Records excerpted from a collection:

+template <class Source>
+struct EmitLaunch {
+  EmitArgs<Source> args;
+  bool pairs;
+};
+template <class Source>
+static int scatter_emit_launch(const EmitLaunch<Source>& e, hipStream_t st) {
+  const EmitArgs<Source>& a = e.args;
+  if (a.chunks == 0) {
+  } else if (e.pairs)
+    hipLaunchKernelGGL((k_scatter_emit<Source, true>), dim3(a.chunks, a.gy), dim3(SC_EMIT_THREADS), 0, st, a);
+  else
+    hipLaunchKernelGGL((k_scatter_emit<Source, false>), dim3(a.chunks, a.gy), dim3(SC_EMIT_THREADS), 0, st, a);
+  FNR_LAUNCH_CHECK();
+  return FNR_OK;
+}
+template <class Source>
+static int scatter_emit2(const EmitLaunch<Source>& x, const EmitLaunch<Source>& y, hipStream_t st) {
+  const unsigned long long nx = (unsigned long long)x.args.chunks * x.args.gy, ny = (unsigned long long)y.args.chunks * y.args.gy;
+  if (x.pairs != y.pairs || nx == 0 || ny == 0 || nx + ny >= (1ull << 31)) {
+    const int rc = scatter_emit_launch(x, st);
+    if (rc) return rc;
+    return scatter_emit_launch(y, st);
+  }
+  EmitArgs2<Source> p;
+  const bool x_first = x.args.N >= y.args.N;
+  p.c[0] = x_first ? x.args : y.args;
+  p.c[1] = x_first ? y.args : x.args;
+  if (x.pairs) hipLaunchKernelGGL((k_scatter_emit2<Source, true>), dim3((unsigned)(nx + ny)), dim3(SC_EMIT_THREADS), 0, st, p);
+  else hipLaunchKernelGGL((k_scatter_emit2<Source, false>), dim3((unsigned)(nx + ny)), dim3(SC_EMIT_THREADS), 0, st, p);
+  FNR_LAUNCH_CHECK();
+  return FNR_OK;
+}
 
 template <class Source>
 static int scatter_emit(const fnr_grid* grid_grad, const Warp& warp, const Source& src, long long N,
                         const float2* d_feats, int level0, int level_count, void* workspace, size_t workspace_bytes,
-                        int workspace_clean, hipStream_t st, const TableAdam* adam, AccArgs& acc) {
+                        int workspace_clean, hipStream_t st, const TableAdam* adam, AccArgs& acc,
+                        EmitLaunch<Source>* defer = nullptr) {
   FNR_CHECK_ARG(level0 >= 0 && level_count >= 1 && level0 + level_count <= grid_grad->n_levels,
                 "hash scatter: level range [%d,+%d) outside the %d levels", level0, level_count, grid_grad->n_levels);
   const ScatterPlan p = scatter_plan(N, level_count, grid_grad->log2_hashmap_size);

WHAT TO WORK ON: The answer is the lines above between the line holding "int scatter_emit2(const EmitLaunch<Source>&" and the line holding "true>), dim3((unsigned)(nx +", inclusive, each written out exactly, and no others.

ANSWER TO THIS PROBLEM:
+static int scatter_emit2(const EmitLaunch<Source>& x, const EmitLaunch<Source>& y, hipStream_t st) {
+  const unsigned long long nx = (unsigned long long)x.args.chunks * x.args.gy, ny = (unsigned long long)y.args.chunks * y.args.gy;
+  if (x.pairs != y.pairs || nx == 0 || ny == 0 || nx + ny >= (1ull << 31)) {
+    const int rc = scatter_emit_launch(x, st);
+    if (rc) return rc;
+    return scatter_emit_launch(y, st);
+  }
+  EmitArgs2<Source> p;
+  const bool x_first = x.args.N >= y.args.N;
+  p.c[0] = x_first ? x.args : y.args;
+  p.c[1] = x_first ? y.args : x.args;
+  if (x.pairs) hipLaunchKernelGGL((k_scatter_emit2<Source, true>), dim3((unsigned)(nx + ny)), dim3(SC_EMIT_THREADS), 0, st, p);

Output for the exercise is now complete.